Nachruf auf Steven Weinberg

Am 23. Juli starb Steven Weinberg, einer der großen Physiker des letzten Jahrhunderts und ein bekennender Atheist. Er bekam im Jahr 1979 den Nobelpreis für seinen Beitrag zur Theorie der elektroschwachen Wechselwirkung. Weinberg hatte erkannt, dass die elektromagnetischen Kräfte und die schwache Kernkraft zusammen eine Einheit bilden. Seine Theorie ist die Fortsetzung dessen, was Maxwell im 19. Jahrhundert erreichte: Maxwell zeigte, dass elektrische und magnetische Phänomene eine Einheit bilden.

Seit seiner Entdeckung hoffte Weinberg und mit ihm viele andere Physikerinnen und Physiker, dass es eines Tages gelingen würde, eine erweiterte vereinheitlichte Theorie zu finden, in der auch die verbleibenden beiden grundlegenden Kräfte der Physik, nämlich die starke Kernkraft und die Gravitation, ihren Platz finden. Solch eine Theorie wäre nach seiner Auffassung eine „Weltformel“, die alles bestimmt, was in der Welt passiert. In seinem Buch „Dreams of a Final Theory“ hat Weinberg diesen Traum beschrieben.

Die Hoffnung, eine solche Theorie zu finden, scheint durch die beeindruckenden Erfolge der Teilchenphysik gerechtfertigt.
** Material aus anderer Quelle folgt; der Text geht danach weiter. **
template <typename IN, bool AN>
__device__ __forceinline__ void xf_big_block(const UlcxEncCtx &c, int k0, int k1) {
    extern __shared__ float lds[];
    const int BS = c.BS, C = c.C;
    const int kc = k1 - k0;
    const int NBk = c.B * kc;
    const int vb = blockIdx.x;
    if (vb >= NBk) return;
    const int s = vb / kc, k = k0 + vb % kc;
    const int blk = s * c.K + k;
    const int tid = threadIdx.x;
    float2 *z = (float2 *)lds;
    __shared__ int s_nnz;
    if (tid == 0) s_nnz = 0;
    const int *wrow = c.wcArr + (size_t)s * (c.maxK + 2) + k;
    const int wcPrev = wrow[0], wc = wrow[1], wcNext = wrow[2];
    if (!AN && c.barkRing && threadIdx.x == 0 && (ulcx_pattern(wc) & ~8u) != 0) c.decList[atomicAdd(c.decCount, 1)] = blk;
    const int nextOv = first_overlap(wcNext, BS);
    int ovFirst;
    {
        unsigned pp = ulcx_pattern(wcPrev);
        int lastS = BS;
        do { lastS = BS >> (pp & 7); } while (pp >>= 4);
        ovFirst = first_overlap(wc, BS);
        if (ovFirst > lastS) ovFirst = lastS;
    }
    const size_t cb = (size_t)C * BS;
    float *coefO = c.coef + (size_t)blk * cb;
    int nnz = 0;
    __syncthreads();
    for (int ch = 0; ch < C; ch++) {
        unsigned pat = ulcx_pattern(wc);
        int off = 0, ovL = ovFirst;
        do {
            const int S = BS >> (pat & 7);
            const int d = pat & 7;
            pat >>= 4;
            int ov;
            if (pat) { ov = BS >> (pat & 7); if (pat & 8) ov >>= (wc & 7); }
            else ov = nextOv;
            if (ov > S) ov = S;
            const int M = S >> 1;
            const int t0 = (k - 1) * BS - BS / 2 + off - S / 2;
            const int aL = (S - ovL) >> 1, aR = (S - ov) >> 1;
            const float *rise = c.T.winRise + ovL, *fall = c.T.winFall + ov;
// ... 21 lines not shown
                }
                __syncthreads();
                fftn_dif(z, 1, M, c.T.tw[d], tid);
                for (int kk = tid; kk < M / 2; kk += WG) {
                    const int kA = kk, kB = M - 1 - kk;
                    const int r1 = (int)(__brev((unsigned)kA) >> (32 - bits));
                    const int r2 = (int)(__brev((unsigned)kB) >> (32 - bits));
                    const float2 y1 = cmulc_post(z[r1], pre[kA]), y2 = cmulc_post(z[r2], pre[kB]);
#pragma unroll
                    for (int p = 0; p < 2; p++) {
                        const int j = p ? kB : kA;
                        const size_t gi = (size_t)ch * BS + off + 2 * j;
                        if (kind == 0) {
                            const float m0 = p ? y2.x : y1.x, m1 = p ? y1.y : y2.y;
                            const float re0 = m0 * norm, re1 = m1 * norm;
                            nnz += (fabsf(re0) < 0.5f * ULCX_COEF_EPS) ? 0 : 1;
                            nnz += (fabsf(re1) < 0.5f * ULCX_COEF_EPS) ? 0 : 1;
                            *(float2 *)(coefO + gi) = make_float2(re0, re1);
                        } else {
                            const float m0 = p ? y2.x : y1.x, m1 = p ? y1.y : y2.y;
                            const float im0 = m0 * norm, im1 = m1 * norm;
                            const float2 re = *(const float2 *)(coefO + gi);
                            const float re0s = re.x * re.x, im0s = im0 * im0, re1s = re.y * re.y, im1s = im1 * im1;
                            const float a0 = re0s + im0s, a1 = re1s + im1s;
                            c.nsum[tile_idx(BS / 2, blk * C + ch, off / 2 + j)] = a0 + a1;
                            float *ap = c.amp2 + tile_idx(BS / 2, blk, off / 2 + j);
                            float am = (ch == 0) ? 0.0f : *ap;
                            am += a0; am += a1;
                            *ap = am;
                        }
                    }
                }
                __syncthreads();
            }
            off += S; ovL = ov;
        } while (pat);
    }
    if (AN) return;
    for (int o = 32; o > 0; o >>= 1) nnz += __shfl_down(nnz, o);
    if ((tid & 63) == 0) atomicAdd(&s_nnz, nnz);
    __syncthreads();
    if (tid == 0) c.nnz[blk] = s_nnz;
}

#ifndef ULCX_XF_ANALYSIS_UNIT
template <typename IN>
__global__ __launch_bounds__(WG) void k_xf_big(UlcxEncCtx c, int k0, int k1) {
    xf_big_block<IN, false>(c, k0, k1);
}
#else
template <typename IN>
__global__ __launch_bounds__(WG) void k_xfa_big(UlcxEncCtx c, int k0, int k1) {
    xf_big_block<IN, true>(c, k0, k1);
}
#endif

#ifndef ULCX_XF_ANALYSIS_UNIT
__global__ __launch_bounds__(64) void k_cplx(UlcxEncCtx c, int k0, int k1) {
    const int gidc = blockIdx.x * 64 + threadIdx.x, kcc = k1 - k0;
    if (gidc >= c.B * kcc) return;
    const int blk = (gidc / kcc) * c.K + k0 + gidc % kcc;
    int n = c.C * c.BS;
    const float4 *p = (const float4 *)(c.coef + (size_t)blk * n);
    float cx = 0.0f, cw = 0.0f;
    int tiny = 0;
    auto sums = [&](auto tinyT) {
        constexpr bool TINY = decltype(tinyT)::value;
        for (int i = 0; i < n / 4; i += 4) {
            float4 q[4];
#pragma unroll
            for (int u = 0; u < 4; u++) q[u] = p[i + u];
#pragma unroll
            for (int u = 0; u < 4; u++) {
                float4 v = q[u];
                cx += v.x * v.x; cw += fabsf(v.x);
                cx += v.y * v.y; cw += fabsf(v.y);
                cx += v.z * v.z; cw += fabsf(v.z);
                cx += v.w * v.w; cw += fabsf(v.w);
                if (TINY) {
                    tiny += (fabsf(v.x) >= 0.5f * ULCX_COEF_EPS && fabsf(v.x) < 0x1.0p-29f) ? 1 : 0;
                    tiny += (fabsf(v.y) >= 0.5f * ULCX_COEF_EPS && fabsf(v.y) < 0x1.0p-29f) ? 1 : 0;
                    tiny += (fabsf(v.z) >= 0.5f * ULCX_COEF_EPS && fabsf(v.z) < 0x1.0p-29f) ? 1 : 0;
                    tiny += (fabsf(v.w) >= 0.5f * ULCX_COEF_EPS && fabsf(v.w) < 0x1.0p-29f) ? 1 : 0;
                }
            }
        }
    };
    int mode = c.mode;
    float p0 = c.p0, p1 = c.p1, vbrTarget = c.vbrTarget;
    if (c.rates) {
        const float2 r = c.rates[blk / c.K];
        if (r.x < 0.0f) {
            mode = ULCX_MODE_VBR; p0 = -r.x;
            vbrTarget = 0x1.E4EFB7p3f * ulcx_logf(100.0f / p0);
        } else { mode = (r.y > 0.0f) ? ULCX_MODE_ABR : ULCX_MODE_CBR; p0 = r.x; p1 = r.y; }
        if (__ballot(mode != ULCX_MODE_VBR)) sums(std::true_type{}); else sums(std::false_type{});
    } else if (c.mode == ULCX_MODE_VBR) sums(std::false_type{}); else sums(std::true_type{});
    if (cx != 0.0f) {
        cx = ulcx_logf((cw * cw) / cx) / c.cplxScale;
        if (cx < 0.0f) cx = 0.0f;
        if (cx > 1.0f) cx = 1.0f;
    }
    c.cplx[blk] = cx;
    int maxCoef = c.nnz[blk];
    if (mode == ULCX_MODE_VBR) {
        int nT = maxCoef;
        if (vbrTarget > 0.0f) {
            float ft = (c.C * c.BS) * cx / vbrTarget;
            if (ft < maxCoef) nT = (int)ft;
        }
        c.nout[blk] = nT;
        if (c.rates) {
            c.cbrLo[blk] = 0; c.cbrHi[blk] = maxCoef;
            c.cbrDone[blk] = ULCX_DONE_VBR;
            c.cbrBudget[blk] = 0;
            c.selWin[blk] = make_uint4(0u, 0u, (uint32_t)(c.C * c.BS), 0u);
            for (int u = 0; u < c.C * 4; u++) c.tailSum[((size_t)blk * c.C * 4 + u) * 8 + 6] = 0.0f;
        }
    } else {
        float kbps = p0;
        if (mode == ULCX_MODE_ABR) kbps = p0 * cx / p1;
        int budget = (int)((c.BS * kbps) * 1000.0f / c.rateHz);
        int lo = 0, hi = maxCoef;
        int done = (0 < maxCoef) ? 0 : 1;
        int nOut = (0 < maxCoef) ? (int)((unsigned)(0 + maxCoef) / 2u) : 0;
        while (!done && 4 * (nOut - tiny + 1) > budget) {
            hi = nOut - 1;
            if (!(lo < hi - 1)) { done = 1; nOut = lo; }
            else nOut = (int)((unsigned)(lo + hi) / 2u);
        }
        c.cbrLo[blk] = lo; c.cbrHi[blk] = hi;
        c.cbrDone[blk] = done;
        c.selWin[blk] = make_uint4(0u, 0u, (uint32_t)(c.C * c.BS), 0u);
        for (int u = 0; u < c.C * 4; u++) c.tailSum[((size_t)blk * c.C * 4 + u) * 8 + 6] = 0.0f;
        {
            const unsigned long long open = __ballot(!done);
            if (open && (int)__builtin_amdgcn_mbcnt_hi((uint32_t)(open >> 32), __builtin_amdgcn_mbcnt_lo((uint32_t)open, 0u)) == 0 && !done)
                atomicAdd(c.cbrLive, (int)__popcll(open));
        }
        c.nout[blk] = nOut;
        c.cbrBudget[blk] = budget;
    }
    c.isFb[blk] = 0;
    if (c.useWave) c.slow[blk] = 0;
    if (blk == 0) { *c.fbCount = 0; if (c.useWave) { c.slow[c.B * c.K] = 0; c.slow[c.B * c.K + 1] = 0; } }
    int s = blk / c.K, k = blk % c.K;
    if (c.wcOut)   c.wcOut[blk]   = c.wcArr[(size_t)s * (c.maxK + 2) + k + 1];
    if (c.cplxOut) c.cplxOut[blk] = cx;
}

#else
__global__ __launch_bounds__(64) void k_cplxa(UlcxEncCtx c, int k0, int k1) {
    const int gidc = blockIdx.x * 64 + threadIdx.x, kcc = k1 - k0;
    if (gidc >= c.B * kcc) return;
    const int s = gidc / kcc, k = k0 + gidc % kcc;
    const int blk = s * c.K + k;
    if (c.wcOut) c.wcOut[blk] = c.wcArr[(size_t)s * (c.maxK + 2) + k + 1];
    if (!c.cplxOut) return;
    const int n = c.C * c.BS;
    const float4 *p = (const float4 *)(c.coef + (size_t)blk * n);
    float cx = 0.0f, cw = 0.0f;
    for (int i = 0; i < n / 4; i += 4) {
        float4 q[4];
#pragma unroll
        for (int u = 0; u < 4; u++) q[u] = p[i + u];
#pragma unroll
        for (int u = 0; u < 4; u++) {
            float4 v = q[u];
            cx += v.x * v.x; cw += fabsf(v.x);
            cx += v.y * v.y; cw += fabsf(v.y);
            cx += v.z * v.z; cw += fabsf(v.z);
            cx += v.w * v.w; cw += fabsf(v.w);
        }
    }
    if (cx != 0.0f) {
        cx = ulcx_logf((cw * cw) / cx) / c.cplxScale;
        if (cx < 0.0f) cx = 0.0f;
        if (cx > 1.0f) cx = 1.0f;
    }
    c.cplxOut[blk] = cx;
}
#endif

Die Theorie der elektroschwachen Wechselwirkung und die Theorie der starken Wechselwirkung haben die Existenz mehrerer Teilchen vorhergesagt, die später durch Experimente am großen Teilchenbeschleuniger am CERN tatsächlich entdeckt wurden: die Z- und W-Bosonen, das Top-Quark und das Higgs-Teilchen. Zu diesen Vorhersagen kam man, weil man die Theorien auf Symmetrie- und Einfachheitsprinzipien gründete.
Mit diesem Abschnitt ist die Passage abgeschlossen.